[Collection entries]
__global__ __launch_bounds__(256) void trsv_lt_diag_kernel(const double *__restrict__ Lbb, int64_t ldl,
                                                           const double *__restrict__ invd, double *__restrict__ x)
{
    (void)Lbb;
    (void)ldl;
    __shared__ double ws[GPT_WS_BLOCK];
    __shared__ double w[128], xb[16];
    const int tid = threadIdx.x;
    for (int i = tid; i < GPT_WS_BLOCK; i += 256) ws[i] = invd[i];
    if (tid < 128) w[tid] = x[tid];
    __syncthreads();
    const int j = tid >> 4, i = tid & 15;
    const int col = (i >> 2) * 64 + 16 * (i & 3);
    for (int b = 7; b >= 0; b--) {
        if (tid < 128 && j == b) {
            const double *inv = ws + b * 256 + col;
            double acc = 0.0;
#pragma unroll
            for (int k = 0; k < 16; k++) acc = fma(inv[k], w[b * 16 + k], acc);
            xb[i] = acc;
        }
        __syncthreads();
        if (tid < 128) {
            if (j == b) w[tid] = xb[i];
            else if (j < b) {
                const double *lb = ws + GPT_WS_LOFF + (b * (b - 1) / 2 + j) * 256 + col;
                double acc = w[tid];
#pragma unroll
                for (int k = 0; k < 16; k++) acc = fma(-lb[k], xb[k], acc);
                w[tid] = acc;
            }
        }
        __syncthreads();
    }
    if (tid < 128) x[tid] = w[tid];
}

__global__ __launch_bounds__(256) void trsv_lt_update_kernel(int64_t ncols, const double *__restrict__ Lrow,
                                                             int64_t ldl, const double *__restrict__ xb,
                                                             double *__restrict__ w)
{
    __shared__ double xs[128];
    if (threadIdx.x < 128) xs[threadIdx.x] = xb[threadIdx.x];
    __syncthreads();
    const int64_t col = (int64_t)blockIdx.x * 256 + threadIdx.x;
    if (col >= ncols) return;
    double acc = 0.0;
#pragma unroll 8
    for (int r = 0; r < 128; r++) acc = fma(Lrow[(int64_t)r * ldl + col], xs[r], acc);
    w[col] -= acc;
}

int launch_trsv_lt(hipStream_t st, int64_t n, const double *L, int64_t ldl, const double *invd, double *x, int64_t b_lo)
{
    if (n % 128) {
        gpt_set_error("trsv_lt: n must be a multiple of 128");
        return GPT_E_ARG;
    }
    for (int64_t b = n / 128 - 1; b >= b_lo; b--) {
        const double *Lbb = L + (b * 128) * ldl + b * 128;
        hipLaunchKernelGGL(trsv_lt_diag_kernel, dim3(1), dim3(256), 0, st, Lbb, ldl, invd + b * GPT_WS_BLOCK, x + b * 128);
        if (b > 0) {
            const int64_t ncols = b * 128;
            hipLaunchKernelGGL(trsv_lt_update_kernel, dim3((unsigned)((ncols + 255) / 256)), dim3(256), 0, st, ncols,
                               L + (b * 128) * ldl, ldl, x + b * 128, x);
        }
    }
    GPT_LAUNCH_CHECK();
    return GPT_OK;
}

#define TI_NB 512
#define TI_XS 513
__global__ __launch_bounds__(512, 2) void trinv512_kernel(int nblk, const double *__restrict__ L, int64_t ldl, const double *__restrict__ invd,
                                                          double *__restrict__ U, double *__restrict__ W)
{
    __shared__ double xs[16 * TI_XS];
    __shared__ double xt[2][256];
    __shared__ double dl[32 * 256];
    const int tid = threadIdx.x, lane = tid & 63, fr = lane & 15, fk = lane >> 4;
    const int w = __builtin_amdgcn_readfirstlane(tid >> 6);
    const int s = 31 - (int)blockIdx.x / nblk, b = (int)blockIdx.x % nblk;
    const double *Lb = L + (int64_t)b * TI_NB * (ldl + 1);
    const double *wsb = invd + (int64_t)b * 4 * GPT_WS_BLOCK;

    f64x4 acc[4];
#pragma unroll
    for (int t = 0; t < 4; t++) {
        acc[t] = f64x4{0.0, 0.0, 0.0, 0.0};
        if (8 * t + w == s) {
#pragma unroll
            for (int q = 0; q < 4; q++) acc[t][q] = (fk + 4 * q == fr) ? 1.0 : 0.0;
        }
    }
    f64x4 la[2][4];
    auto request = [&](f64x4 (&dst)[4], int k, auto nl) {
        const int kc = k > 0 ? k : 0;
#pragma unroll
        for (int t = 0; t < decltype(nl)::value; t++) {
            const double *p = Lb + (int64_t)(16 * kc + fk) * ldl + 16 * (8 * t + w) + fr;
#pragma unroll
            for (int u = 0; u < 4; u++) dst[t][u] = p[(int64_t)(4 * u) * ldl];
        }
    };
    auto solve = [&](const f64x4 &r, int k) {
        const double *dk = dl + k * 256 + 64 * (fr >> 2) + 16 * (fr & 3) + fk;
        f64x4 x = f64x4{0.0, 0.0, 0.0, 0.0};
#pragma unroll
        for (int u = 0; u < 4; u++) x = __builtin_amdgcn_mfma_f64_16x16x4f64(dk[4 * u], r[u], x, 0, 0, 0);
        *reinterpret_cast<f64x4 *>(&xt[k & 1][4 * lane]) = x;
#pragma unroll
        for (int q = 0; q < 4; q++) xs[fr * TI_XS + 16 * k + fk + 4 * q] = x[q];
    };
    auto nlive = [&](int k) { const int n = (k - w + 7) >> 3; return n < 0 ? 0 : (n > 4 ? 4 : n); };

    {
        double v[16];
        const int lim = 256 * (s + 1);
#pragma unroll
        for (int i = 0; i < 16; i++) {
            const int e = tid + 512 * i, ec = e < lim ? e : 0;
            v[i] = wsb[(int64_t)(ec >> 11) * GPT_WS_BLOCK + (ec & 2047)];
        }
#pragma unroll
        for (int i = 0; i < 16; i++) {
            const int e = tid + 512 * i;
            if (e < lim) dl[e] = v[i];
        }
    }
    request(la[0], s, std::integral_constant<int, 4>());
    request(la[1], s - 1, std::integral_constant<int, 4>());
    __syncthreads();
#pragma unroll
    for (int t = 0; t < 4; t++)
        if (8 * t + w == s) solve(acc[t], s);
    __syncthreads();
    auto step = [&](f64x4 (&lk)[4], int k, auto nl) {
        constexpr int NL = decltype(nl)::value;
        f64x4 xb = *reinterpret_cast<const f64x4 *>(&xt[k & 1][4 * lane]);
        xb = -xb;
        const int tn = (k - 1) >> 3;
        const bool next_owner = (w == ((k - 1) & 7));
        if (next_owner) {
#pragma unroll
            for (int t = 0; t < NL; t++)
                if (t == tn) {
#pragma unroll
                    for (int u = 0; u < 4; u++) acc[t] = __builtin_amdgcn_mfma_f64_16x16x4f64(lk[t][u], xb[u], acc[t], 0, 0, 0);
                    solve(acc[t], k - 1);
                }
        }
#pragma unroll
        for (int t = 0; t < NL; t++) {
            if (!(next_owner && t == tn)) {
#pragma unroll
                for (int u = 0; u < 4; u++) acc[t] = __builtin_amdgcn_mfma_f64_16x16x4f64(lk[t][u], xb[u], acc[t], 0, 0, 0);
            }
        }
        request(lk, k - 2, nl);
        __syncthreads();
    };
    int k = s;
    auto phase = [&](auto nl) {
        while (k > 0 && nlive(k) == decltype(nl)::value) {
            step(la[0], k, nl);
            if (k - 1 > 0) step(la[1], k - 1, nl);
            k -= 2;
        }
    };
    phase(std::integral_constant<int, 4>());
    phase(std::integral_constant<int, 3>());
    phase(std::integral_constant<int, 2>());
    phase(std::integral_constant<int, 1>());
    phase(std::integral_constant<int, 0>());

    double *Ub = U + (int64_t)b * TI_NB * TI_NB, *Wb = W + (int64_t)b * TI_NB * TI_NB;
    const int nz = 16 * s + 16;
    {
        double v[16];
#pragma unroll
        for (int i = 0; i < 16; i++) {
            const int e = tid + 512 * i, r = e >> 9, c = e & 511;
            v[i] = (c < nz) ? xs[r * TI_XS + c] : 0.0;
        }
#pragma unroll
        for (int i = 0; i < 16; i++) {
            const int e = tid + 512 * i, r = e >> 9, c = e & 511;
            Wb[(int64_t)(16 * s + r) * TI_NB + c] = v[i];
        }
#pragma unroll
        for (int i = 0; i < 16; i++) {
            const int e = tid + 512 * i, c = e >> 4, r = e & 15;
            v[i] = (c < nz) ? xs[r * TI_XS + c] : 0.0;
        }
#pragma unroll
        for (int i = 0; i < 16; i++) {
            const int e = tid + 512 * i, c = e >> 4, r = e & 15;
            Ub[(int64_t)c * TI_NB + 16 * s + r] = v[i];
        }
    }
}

==

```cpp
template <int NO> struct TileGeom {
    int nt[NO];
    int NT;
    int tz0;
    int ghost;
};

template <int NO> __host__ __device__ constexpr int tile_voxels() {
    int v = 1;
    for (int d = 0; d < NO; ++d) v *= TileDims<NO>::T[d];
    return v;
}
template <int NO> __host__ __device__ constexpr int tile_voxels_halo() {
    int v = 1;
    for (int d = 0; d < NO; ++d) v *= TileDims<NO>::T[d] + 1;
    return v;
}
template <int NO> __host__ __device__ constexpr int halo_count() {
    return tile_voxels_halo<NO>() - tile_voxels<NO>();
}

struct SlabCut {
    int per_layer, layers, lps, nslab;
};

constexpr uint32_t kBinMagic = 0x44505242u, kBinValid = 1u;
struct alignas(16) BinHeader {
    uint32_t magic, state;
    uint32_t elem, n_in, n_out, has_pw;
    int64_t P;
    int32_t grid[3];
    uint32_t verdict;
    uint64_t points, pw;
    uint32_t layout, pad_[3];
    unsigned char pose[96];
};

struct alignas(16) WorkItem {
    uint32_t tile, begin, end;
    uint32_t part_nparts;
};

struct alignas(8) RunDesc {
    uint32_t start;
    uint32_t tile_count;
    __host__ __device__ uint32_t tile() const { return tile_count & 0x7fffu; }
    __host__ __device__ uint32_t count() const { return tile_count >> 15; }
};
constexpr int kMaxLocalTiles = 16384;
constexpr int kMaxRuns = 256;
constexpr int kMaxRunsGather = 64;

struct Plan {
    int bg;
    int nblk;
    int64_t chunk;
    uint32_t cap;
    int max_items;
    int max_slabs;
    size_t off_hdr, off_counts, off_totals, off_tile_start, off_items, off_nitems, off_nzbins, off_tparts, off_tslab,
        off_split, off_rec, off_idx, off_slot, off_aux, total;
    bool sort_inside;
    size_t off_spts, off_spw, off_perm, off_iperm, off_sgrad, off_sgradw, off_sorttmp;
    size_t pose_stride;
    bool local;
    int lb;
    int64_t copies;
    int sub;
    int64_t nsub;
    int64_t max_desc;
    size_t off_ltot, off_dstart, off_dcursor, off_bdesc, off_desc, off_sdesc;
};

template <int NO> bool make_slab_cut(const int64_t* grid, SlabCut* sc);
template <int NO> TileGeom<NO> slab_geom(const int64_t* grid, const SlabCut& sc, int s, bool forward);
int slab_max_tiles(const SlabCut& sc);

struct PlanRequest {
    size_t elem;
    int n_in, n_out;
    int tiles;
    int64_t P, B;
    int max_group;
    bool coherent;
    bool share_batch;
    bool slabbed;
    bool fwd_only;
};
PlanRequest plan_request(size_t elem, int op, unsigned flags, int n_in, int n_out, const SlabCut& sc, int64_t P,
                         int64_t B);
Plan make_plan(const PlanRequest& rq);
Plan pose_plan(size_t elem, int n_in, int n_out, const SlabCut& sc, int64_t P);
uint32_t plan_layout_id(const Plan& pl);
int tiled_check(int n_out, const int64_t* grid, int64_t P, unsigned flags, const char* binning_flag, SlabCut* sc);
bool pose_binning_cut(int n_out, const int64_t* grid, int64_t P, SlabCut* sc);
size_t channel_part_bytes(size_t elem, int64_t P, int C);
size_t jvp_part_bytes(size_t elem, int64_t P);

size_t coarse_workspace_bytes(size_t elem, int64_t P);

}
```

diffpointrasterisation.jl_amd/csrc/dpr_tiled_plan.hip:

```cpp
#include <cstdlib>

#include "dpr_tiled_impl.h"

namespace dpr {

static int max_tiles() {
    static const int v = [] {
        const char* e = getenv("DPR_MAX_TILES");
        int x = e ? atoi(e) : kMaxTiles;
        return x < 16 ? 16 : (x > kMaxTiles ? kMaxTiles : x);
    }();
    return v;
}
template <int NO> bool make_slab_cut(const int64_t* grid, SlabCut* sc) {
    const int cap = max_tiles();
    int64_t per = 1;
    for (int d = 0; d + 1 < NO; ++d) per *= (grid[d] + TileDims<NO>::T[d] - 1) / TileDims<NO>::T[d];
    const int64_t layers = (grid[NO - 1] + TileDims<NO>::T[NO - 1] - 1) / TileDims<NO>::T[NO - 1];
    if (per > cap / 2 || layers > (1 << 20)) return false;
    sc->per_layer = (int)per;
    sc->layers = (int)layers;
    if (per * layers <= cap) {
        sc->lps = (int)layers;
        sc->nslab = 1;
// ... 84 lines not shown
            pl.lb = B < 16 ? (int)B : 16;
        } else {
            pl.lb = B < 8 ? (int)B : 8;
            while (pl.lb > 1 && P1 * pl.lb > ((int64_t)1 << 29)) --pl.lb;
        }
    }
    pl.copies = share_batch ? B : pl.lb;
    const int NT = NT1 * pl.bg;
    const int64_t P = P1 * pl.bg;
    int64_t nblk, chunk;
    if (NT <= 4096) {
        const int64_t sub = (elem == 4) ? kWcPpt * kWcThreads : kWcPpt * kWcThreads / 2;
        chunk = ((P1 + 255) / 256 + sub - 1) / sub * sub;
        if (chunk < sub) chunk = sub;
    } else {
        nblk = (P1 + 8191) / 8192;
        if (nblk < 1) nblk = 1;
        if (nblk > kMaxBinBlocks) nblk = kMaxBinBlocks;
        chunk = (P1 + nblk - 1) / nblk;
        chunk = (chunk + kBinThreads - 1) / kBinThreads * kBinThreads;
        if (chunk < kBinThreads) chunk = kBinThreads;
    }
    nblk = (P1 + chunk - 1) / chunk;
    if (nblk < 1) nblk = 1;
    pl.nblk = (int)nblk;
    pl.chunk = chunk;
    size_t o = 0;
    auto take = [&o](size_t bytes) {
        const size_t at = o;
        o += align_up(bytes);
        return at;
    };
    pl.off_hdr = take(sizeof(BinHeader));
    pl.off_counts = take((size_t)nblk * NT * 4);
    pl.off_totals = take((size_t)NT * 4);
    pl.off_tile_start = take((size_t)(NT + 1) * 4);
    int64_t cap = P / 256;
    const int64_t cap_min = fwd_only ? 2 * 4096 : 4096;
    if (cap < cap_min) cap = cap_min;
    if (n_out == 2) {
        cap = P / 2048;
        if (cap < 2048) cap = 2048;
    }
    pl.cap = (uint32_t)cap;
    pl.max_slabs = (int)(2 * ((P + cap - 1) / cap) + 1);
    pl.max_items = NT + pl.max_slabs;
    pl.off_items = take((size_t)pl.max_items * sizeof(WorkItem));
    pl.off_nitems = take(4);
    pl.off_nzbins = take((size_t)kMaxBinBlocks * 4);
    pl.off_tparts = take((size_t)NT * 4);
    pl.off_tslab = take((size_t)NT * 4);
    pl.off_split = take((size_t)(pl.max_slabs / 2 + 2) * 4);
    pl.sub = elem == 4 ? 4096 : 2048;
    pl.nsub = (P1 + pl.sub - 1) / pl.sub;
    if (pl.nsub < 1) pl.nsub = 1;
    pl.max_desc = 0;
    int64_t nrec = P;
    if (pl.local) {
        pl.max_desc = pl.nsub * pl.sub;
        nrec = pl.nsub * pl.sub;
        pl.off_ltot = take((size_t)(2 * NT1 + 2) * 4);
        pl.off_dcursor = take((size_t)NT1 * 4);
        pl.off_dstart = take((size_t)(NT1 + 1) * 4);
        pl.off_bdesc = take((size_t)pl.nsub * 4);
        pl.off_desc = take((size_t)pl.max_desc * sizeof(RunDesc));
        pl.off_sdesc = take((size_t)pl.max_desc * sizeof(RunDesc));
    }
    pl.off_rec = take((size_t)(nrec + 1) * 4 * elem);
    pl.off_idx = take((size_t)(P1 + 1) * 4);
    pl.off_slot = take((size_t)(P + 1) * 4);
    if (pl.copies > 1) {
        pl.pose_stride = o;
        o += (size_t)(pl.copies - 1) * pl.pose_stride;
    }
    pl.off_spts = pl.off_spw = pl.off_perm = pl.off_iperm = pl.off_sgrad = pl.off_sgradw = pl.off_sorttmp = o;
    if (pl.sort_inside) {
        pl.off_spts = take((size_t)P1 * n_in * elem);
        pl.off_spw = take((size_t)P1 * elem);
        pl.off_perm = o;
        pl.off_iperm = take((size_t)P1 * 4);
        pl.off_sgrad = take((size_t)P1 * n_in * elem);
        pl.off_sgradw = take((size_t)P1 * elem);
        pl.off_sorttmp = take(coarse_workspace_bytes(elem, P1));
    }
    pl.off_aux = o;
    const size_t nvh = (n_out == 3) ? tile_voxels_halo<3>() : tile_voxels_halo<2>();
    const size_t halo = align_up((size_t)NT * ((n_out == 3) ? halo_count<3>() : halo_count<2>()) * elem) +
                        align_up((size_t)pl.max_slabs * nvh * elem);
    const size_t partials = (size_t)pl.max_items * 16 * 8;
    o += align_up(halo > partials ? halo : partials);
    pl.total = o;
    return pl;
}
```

[Task item] Copy the stretch of the records above that runs from the line with "phase(std::integral_constant<int, 4>());" through the line with "phase(std::integral_constant<int, 0>());". Both end lines belong in the copy, and nothing else does.

[Answer box]
    phase(std::integral_constant<int, 4>());
    phase(std::integral_constant<int, 3>());
    phase(std::integral_constant<int, 2>());
    phase(std::integral_constant<int, 1>());
    phase(std::integral_constant<int, 0>());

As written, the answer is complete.